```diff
+    for (int e = 0; e < E; ++e) { const int k = threadIdx.x + e * TB; if (k < cnt) lprod[k] = vv[e] * xg[e]; }
     __syncthreads();
-    const int RL = lanes_for(b.r1 - b.r0), rg = threadIdx.x / RL, rlane = threadIdx.x % RL;
-    for (int i = b.r0 + rg; i < b.r1; i += TB / RL) {
+    TLK_AT(6, 0);
+    if (i0 < b.r1) {
+      const double zt = row_sum_par(lprod, p0 - b.k0, p1 - b.k0, rlane, RL);
+      if (rlane == 0) row_apply(i0, zt, ri0);
+    }
+    TLK_AT(7, 0);
+    for (int i = i0 + TB / RL; i < b.r1; i += TB / RL) {
       const double zt = row_sum_par(lprod, c.A.rowptr[i] - b.k0, c.A.rowptr[i + 1] - b.k0, rlane, RL);
       if (rlane == 0) row_update(i, zt);
+    }
+    __syncthreads();
+  }
+  for (int bi = blockIdx.x + gridDim.x; bi < c.A.nstream; bi += gridDim.x) {
+    const RowBlk bb = c.A.blk[bi];
+    stage_products<1>(c.A, bb, xts, nullptr, lprod, nullptr);
+    __syncthreads();
+    const int RLb = lanes_for(bb.r1 - bb.r0), rgb = threadIdx.x / RLb, rlb = threadIdx.x % RLb;
+    for (int i = bb.r0 + rgb; i < bb.r1; i += TB / RLb) {
+      const double zt = row_sum_par(lprod, c.A.rowptr[i] - bb.k0, c.A.rowptr[i + 1] - bb.k0, rlb, RLb);
+      if (rlb == 0) row_update(i, zt);
     }
     __syncthreads();
   }
@@ -887,6 +1035,8 @@
     if (threadIdx.x == 0) row_update(c.A.blk[bi].r0, zt);
     __syncthreads();
   }
+  TLK_AT(8, 0); TLK_LAST(1);
+  TLK_FLUSH(c, 110, 9);
 }
 
 
```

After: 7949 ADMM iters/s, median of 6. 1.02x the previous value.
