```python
SIGNATURES = {
    "obb_version": (C.c_char_p, []),
    "obb_device_info": (_i32, [C.POINTER(_i32), C.POINTER(_i32), C.c_char_p, _i32]),
    "obb_nms_set_max_grid": (_i32, [_i32]),
    "obb_profile_enable": (_i32, [_i32]),
    "obb_profile_collect": (_i32, [_vp, _vp, _i32]),
# ... 3 lines not shown
    "obb_nms_poly_f32": (_i32, [_vp, _i64, _i64, _f32, _i64, _vp, _vp, _vp, _sz, _vp]),
    "obb_merge_nms_poly_f64": (_i32, [_vp, _i64, _vp, _vp, _i64, C.c_double, _vp, _vp, _vp, _sz, _vp]),
    "obb_merge_nms_poly_all_f64": (_i32, [_vp, _i64, _vp, _vp, _i64, C.c_double, _vp, _vp, _vp, _sz, _vp]),
    "obb_merge_nms_hbb_f64": (_i32, [_vp, _i64, _i64, _vp, _vp, _i64, C.c_double, _vp, _vp, _vp, _sz, _vp]),
    "obb_task1_parse_tiles": (_i64, [_vp, _i64, _i64, _vp, _vp, _vp, _vp, _vp, _vp]),
    "obb_task1_format_rows": (_i64, [_vp, _vp, _vp, _vp, _vp, _i64, _vp, _i64]),
    "obb_task1_parse_dets": (_i64, [_vp, _i64, _i64, _vp, _vp, _vp, _vp]),
    "obb_task1_parse_gt": (_i64, [_vp, _i64, _i64, _vp, _vp, _vp, _vp]),
    "obb_eval_best_gt_f64": (_i32, [_vp, _vp, _i64, _vp, _vp, _i64, _vp, _vp, _vp]),
    "obb_nms_obb_workspace_bytes": (_sz, [_i64, _i64, _i64, _i32]),
    "obb_non_max_suppression_obb": (_i32, [_vp, _i32, _i64, _i64, _i64, _f32, _f32, _vp, _i32, _i32, _i32, _i64, _i64, _f32,
                                           _vp, _i64, _i64, _i64, _vp, _i32, _vp, _vp, _vp, _sz, _vp]),
    "obb_non_max_suppression_obb_col": (_i32, [_vp, _vp, _i32, _i64, _i64, _i64, _f32, _f32, _vp, _i32, _i32, _i32, _i64, _i64, _f32,
                                               _vp, _i64, _i64, _i64, _vp, _i32, _vp, _vp, _vp, _sz, _vp]),
    "obb_nms_obb_state_bytes": (_sz, [_i64]),
    "obb_non_max_suppression_obb_st": (_i32, [_vp, _vp, _i32, _i64, _i64, _i64, _f32, _f32, _vp, _i32, _i32, _i32, _i64, _i64, _f32,
                                              _vp, _i64, _i64, _i64, _vp, _i32, _vp, _vp, _vp, _sz, _vp, _sz, _vp]),
    "obb_non_max_suppression_obb_head": (_i32, [_i32, _vp, _i32, _i64, _i64, _i64, _vp, _vp, _vp, _vp, _f32, _f32, _vp, _i32, _i32, _i32,
                                                _i64, _i64, _f32, _vp, _i64, _i64, _i64, _vp, _i32, _vp, _vp, _vp, _sz, _vp, _sz, _vp]),
    "obb_loss_workspace_bytes": (_sz, [_vp, _i64]),
    "obb_loss_build_targets": (_i32, [_vp, _vp, _i64, _i64, _vp, _vp, _sz, _vp]),
    "obb_loss_export_targets": (_i32, [_vp, _i64, _i32, _i64, _vp, _vp, _vp, _vp, _vp, _vp, _sz, _vp]),
    "obb_loss_forward": (_i32, [_vp, _vp, _i32, _vp, _i64, _i64, _vp, _vp, _sz, _vp]),
    "obb_loss_backward": (_i32, [_vp, _vp, _i32, _vp, _i64, _i64, _vp, _vp, _vp, _sz, _vp]),
    "obb_detect_decode": (_i32, [_vp, _i32, _i64, _i64, _i64, _i64, _i64, _vp, _f32, _vp, _vp, _i64, _i64, _vp]),
    "obb_detect_decode_col": (_i32, [_vp, _i32, _i64, _i64, _i64, _i64, _i64, _vp, _f32, _vp, _vp, _i64, _i64, _vp, _vp]),
    "obb_detect_decode_levels": (_i32, [_i32, _vp, _i32, _i64, _i64, _i64, _vp, _vp, _vp, _vp, _vp, _vp, _i64, _vp, _vp]),
    "obb_csl_encode_f32": (_i32, [_vp, _i64, _i32, C.c_double, C.c_double, _vp, _vp]),
    "obb_rbox2poly_f32": (_i32, [_vp, _i64, _i64, _vp, _vp, _vp]),
    "obb_val_postprocess_f32": (_i32, [_vp, _i64, _f32, _f32, _f32, _vp, _vp, _vp, _vp, _vp]),
# ... 202 lines not shown
```

### yolov5_obb_amd/csrc/nms.hip

```cpp
#include <hip/hip_runtime.h>
#include <cstring>
#include <stdint.h>
#include <stdlib.h>
#include <stdio.h>
#include <string.h>
#include <hip/hip_fp16.h>
#include "launch_once.h"
#include "obb_device.h"
#include "nms_core.h"
#include "nms_mk.h"
#include "obb_hip.h"
#include "psrs_sort.h"
#include "nms_small.h"
#include "segsort.h"

namespace obb {

enum { PROF_DECODE = 0, PROF_SEGSORT, PROF_PREP, PROF_STEPS, PROF_GATHER, PROF_NMS_SORT, PROF_NMS_PREP, PROF_NMS_STEPS, PROF_N };
struct ProfState {
  int on = 0;
  static constexpr int kMax = 8192;
  hipEvent_t ev0[kMax], ev1[kMax];
  int id[kMax];
  int created = 0, used = 0;
// ... 965 lines not shown
                                         out_packed, out_count, status, ws, ws_bytes, stream);
}

int obb_non_max_suppression_obb_col(const void* pred, const void* objcol, int dtype, int64_t bs, int64_t A, int64_t no,
                                    float conf_thres, float iou_thres, const int32_t* classes_host, int n_classes, int agnostic,
                                    int multi_label, int64_t max_det, int64_t max_nms, float max_wh, const float* extra8,
                                    int64_t n_extra, int64_t cap_img, int64_t expected_cand, float* out, int out_packed,
                                    int64_t* out_count, int64_t* status, void* ws, size_t ws_bytes, void* stream) {
  return run_nms_obb(pred, objcol, dtype, bs, A, no, conf_thres, iou_thres, classes_host, n_classes, agnostic, multi_label, max_det,
                     max_nms, max_wh, extra8, n_extra, cap_img, expected_cand, out, out_packed ? 1 : 0, out_count, status, ws, ws_bytes,
                     (hipStream_t)stream);
}

size_t obb_nms_obb_state_bytes(int64_t bs) { return bs < 1 ? 0 : obb_state_bytes(bs); }

int obb_non_max_suppression_obb_st(const void* pred, const void* objcol, int dtype, int64_t bs, int64_t A, int64_t no,
                                   float conf_thres, float iou_thres, const int32_t* classes_host, int n_classes, int agnostic,
                                   int multi_label, int64_t max_det, int64_t max_nms, float max_wh, const float* extra8,
                                   int64_t n_extra, int64_t cap_img, int64_t expected_cand, float* out, int out_packed,
                                   int64_t* out_count, int64_t* status, void* ws, size_t ws_bytes, void* state, size_t state_bytes,
                                   void* stream) {
  if (!state) return OBB_ERR_BAD_ARG;
  return run_nms_obb(pred, objcol, dtype, bs, A, no, conf_thres, iou_thres, classes_host, n_classes, agnostic, multi_label, max_det,
                     max_nms, max_wh, extra8, n_extra, cap_img, expected_cand, out, out_packed ? 1 : 0, out_count, status, ws, ws_bytes,
                     (hipStream_t)stream, state, state_bytes);
}

int obb_non_max_suppression_obb_head(int nl, const void* const* conv_out, int dtype, int64_t bs, int64_t na, int64_t no,
                                     const int64_t* ny, const int64_t* nx, const float* anchors_px_host, const float* strides_host,
                                     float conf_thres, float iou_thres, const int32_t* classes_host, int n_classes, int agnostic,
// ... 98 lines not shown
```

### yolov5_obb_amd/csrc/nms_small.h

```cpp
#pragma once

namespace obb {

#ifdef OBB_SMALL_TRACE
__device__ unsigned long long g_small_trace[2048 * 16];
__device__ unsigned long long g_small_trace_tail[2048 * 4];
__device__ unsigned long long g_small_trace2[2048 * 8];
#define STRACE(kind, ...) do { if (threadIdx.x == 0 && blockIdx.x < 2048) { const unsigned long long v_[] = {__VA_ARGS__}; unsigned long long* o_ = g_small_trace + blockIdx.x * 16; o_[0] = (kind); for (int z_ = 0; z_ < (int)(sizeof(v_) / 8) && z_ < 15; z_++) o_[1 + z_] = v_[z_]; } } while (0)
#endif
constexpr int kSmallMax = OBB_NMS_SMALL_SEG;
constexpr int kSmallWords = kSmallMax / 64;
constexpr int kSmallThreads = 512;
constexpr int kSmallWaves = kSmallThreads / 64;

struct SmallArgs {
  const float4* rec;
  const u64* alive;
  const int* seg_begin;
  const int* seg_end;
  int* keep_cnt;
  int64_t* keep_out;
  int* too_big;
  float thr;
  int max_keep;
// ... 52 lines not shown
    const bool apart = (d2 > rs * rs) & (fminf(a.w, cq.w) >= 2.34e-9f * d2);
    const bool row_ok = ((arow16 >> r) & 1u) != 0u && i0 + r < n;
    const bool pass = !apart & jv & (j > i0 + r) & row_ok;
    bits |= pass ? (1u << r) : 0u;
  }
  return bits;
}

template <class G>
struct SmallWave {
  float scr[G::SCR * 64];
  uint32_t q0[128], q1[128], q2[128];
};

template <class G, class FRONT>
__device__ __forceinline__ int small_segment(const SmallArgs& a, unsigned char* s_raw) {
  __shared__ int s_next, s_nkept, s_qcnt[kSmallWaves], s_qhead[kSmallWaves], s_qcnt2[kSmallWaves], s_last;
  __shared__ uint32_t s_kept[kSmallMax];
  __shared__ unsigned long long s_pk[kSmallMax];
  __shared__ uint32_t s_pv[kSmallMax];
  float4* s_rec = reinterpret_cast<float4*>(s_raw);
  u64* s_mask = reinterpret_cast<u64*>(s_rec + (size_t)kSmallMax * G::RECQ);
  u64* s_alive = s_mask + (size_t)kSmallMax * kSmallWords;
  SmallWave<G>* s_wave = reinterpret_cast<SmallWave<G>*>(s_alive + 8);
  const int tid = threadIdx.x, lane = tid & 63, wv = tid >> 6;
  int seg = (int)blockIdx.x - a.helpers, part = 0, np = 1, hbase = 0;
  if (seg < 0) {
    const int h = (int)blockIdx.x;
    if (h >= *a.help_cnt) {
#ifdef OBB_SMALL_TRACE
      STRACE(1ull, (unsigned long long)wall_clock64());
#endif
      return -1;
    }
    const int e = a.work[h];
    if (e < 0) return -1;
    seg = e & 0xffffff; part = e >> 24;
  }
  if (a.helpers > 0) { const int v = a.seg_np[seg]; if ((v & 255) > 1) { np = v & 255; hbase = v >> 8; } }
#ifdef OBB_SMALL_TRACE
  unsigned long long tt[8]; int ti_ = 0, nd0 = 0, nd1 = 0, nd2 = 0, nit = 0;
  unsigned long long acc_d0 = 0, acc_d1 = 0, acc_d2 = 0, acc_draw = 0, acc_l0 = 0, acc_l1 = 0, acc_l2 = 0;
#define SSTAMP() do { tt[ti_++] = wall_clock64(); } while (0)
// ... 267 lines not shown
    for (int k = tid; k < nk; k += kSmallThreads) a.keep_out[(size_t)sb + k] = (int64_t)(sb + (int)s_kept[k]);
    if (tid == 0) a.keep_cnt[seg] = nk;
  }
#ifdef OBB_SMALL_TRACE
  SSTAMP();
  STRACE(3ull, (unsigned long long)seg | ((unsigned long long)part << 24) | ((unsigned long long)np << 28), (unsigned long long)n, (unsigned long long)nk, tt[0], tt[1], tt[2], tt[3], tt[4], tt[5], tt[6], (unsigned long long)nit, (unsigned long long)nd0, (unsigned long long)nd1, (unsigned long long)nd2);
  if (tid == 0 && blockIdx.x < 2048) { unsigned long long* o_ = g_small_trace2 + blockIdx.x * 8; o_[0] = acc_d0; o_[1] = acc_d1; o_[2] = acc_d2; o_[3] = acc_draw; o_[4] = acc_l0; o_[5] = acc_l1; o_[6] = acc_l2; }
#endif
#undef SSTAMP
  return seg;
}

template <class G, class TAIL, class FRONT = SmallFromSort>
__global__ __launch_bounds__(kSmallThreads) void k_nms_small(SmallArgs a, typename TAIL::Args ta) {
  extern __shared__ __attribute__((aligned(16))) unsigned char s_raw[];
  const int seg = small_segment<G, FRONT>(a, s_raw);
  if (seg < 0) return;
  TAIL::run(a, ta, s_raw, seg);
}

static_assert((size_t)kSmallMax * RotGeom::RECQ * 16 + (size_t)kSmallMax * kSmallWords * 8 + 64 + sizeof(SmallWave<RotGeom>) * kSmallWaves +
              kSmallMax * 4 + kSmallMax * 12 + 256 <= 160 * 1024, "k_nms_small: LDS budget");
static_assert(kSmallMax % 64 == 0 && kSmallMax <= 65535, "k_nms_small: pair entries are (i << 16 | j)");

template <class G>
static size_t small_lds_bytes() {
  return (size_t)kSmallMax * G::RECQ * 16 + (size_t)kSmallMax * kSmallWords * 8 + 8 * 8 + sizeof(SmallWave<G>) * kSmallWaves;
}

}
```

### yolov5_obb_amd/csrc/nmsobb_impl.h

```cpp
#pragma once
#include "dtype_device.h"
#include "obb_device.h"
#include "segsort.h"

namespace obb {

struct ClassMask { unsigned long long w[4]; int all; };

template <typename T> __device__ __forceinline__ float mul_in_dtype(float a, float b);
template <> __device__ __forceinline__ float mul_in_dtype<float>(float a, float b) { return a * b; }
template <> __device__ __forceinline__ float mul_in_dtype<__half>(float a, float b) { return __half2float(__float2half_rn(a * b)); }
template <typename T> __device__ __forceinline__ float thr_in_dtype(float t);
template <> __device__ __forceinline__ float thr_in_dtype<float>(float t) { return t; }
template <> __device__ __forceinline__ float thr_in_dtype<__half>(float t) { return __half2float(__float2half_rn(t)); }

__device__ __forceinline__ unsigned long long argmax_key(float v, int i) {
  const uint32_t b = __float_as_uint(v + 0.0f);
  const uint32_t m = (v != v) ? 0xFFFFFFFFu : (b & 0x80000000u) ? ~b : (b | 0x80000000u);
  return ((unsigned long long)m << 32) | (unsigned long long)(0xFFFFFFFFu - (uint32_t)i);
}
template <int CTRL>
__device__ __forceinline__ unsigned long long dpp_max_u64(unsigned long long k) {
  const uint32_t lo = (uint32_t)__builtin_amdgcn_update_dpp(0, (int)(uint32_t)k, CTRL, 0xF, 0xF, true);
  const uint32_t hi = (uint32_t)__builtin_amdgcn_update_dpp(0, (int)(uint32_t)(k >> 32), CTRL, 0xF, 0xF, true);
// ... 96 lines not shown
#pragma unroll
  for (int k = 0; k < kDecCslRegs; k++) {
    const int bin = k * 16 + l16;
    r.csl[k] = (r.valid && bin < 180) ? ld_as_float<T>(csl + bin) : -__builtin_inff();
  }
#pragma unroll
  for (int g = 0; g < kDecClsRegs; g++) {
    const int c = g * 16 + l16;
    r.cls[g] = (r.valid && c < nc) ? ld_as_float<T>(base + 5 + c) : 0.f;
  }
#pragma unroll
  for (int k = 0; k < 4; k++) r.box[k] = r.valid ? ld_as_float<T>(base + k) : 0.f;
  return r;
}
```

→ **What is being asked**
Lines from the entries that contain the string "FRONT" are what must be copied.

→ **Completed task**
template <class G, class FRONT>
template <class G, class TAIL, class FRONT = SmallFromSort>
  const int seg = small_segment<G, FRONT>(a, s_raw);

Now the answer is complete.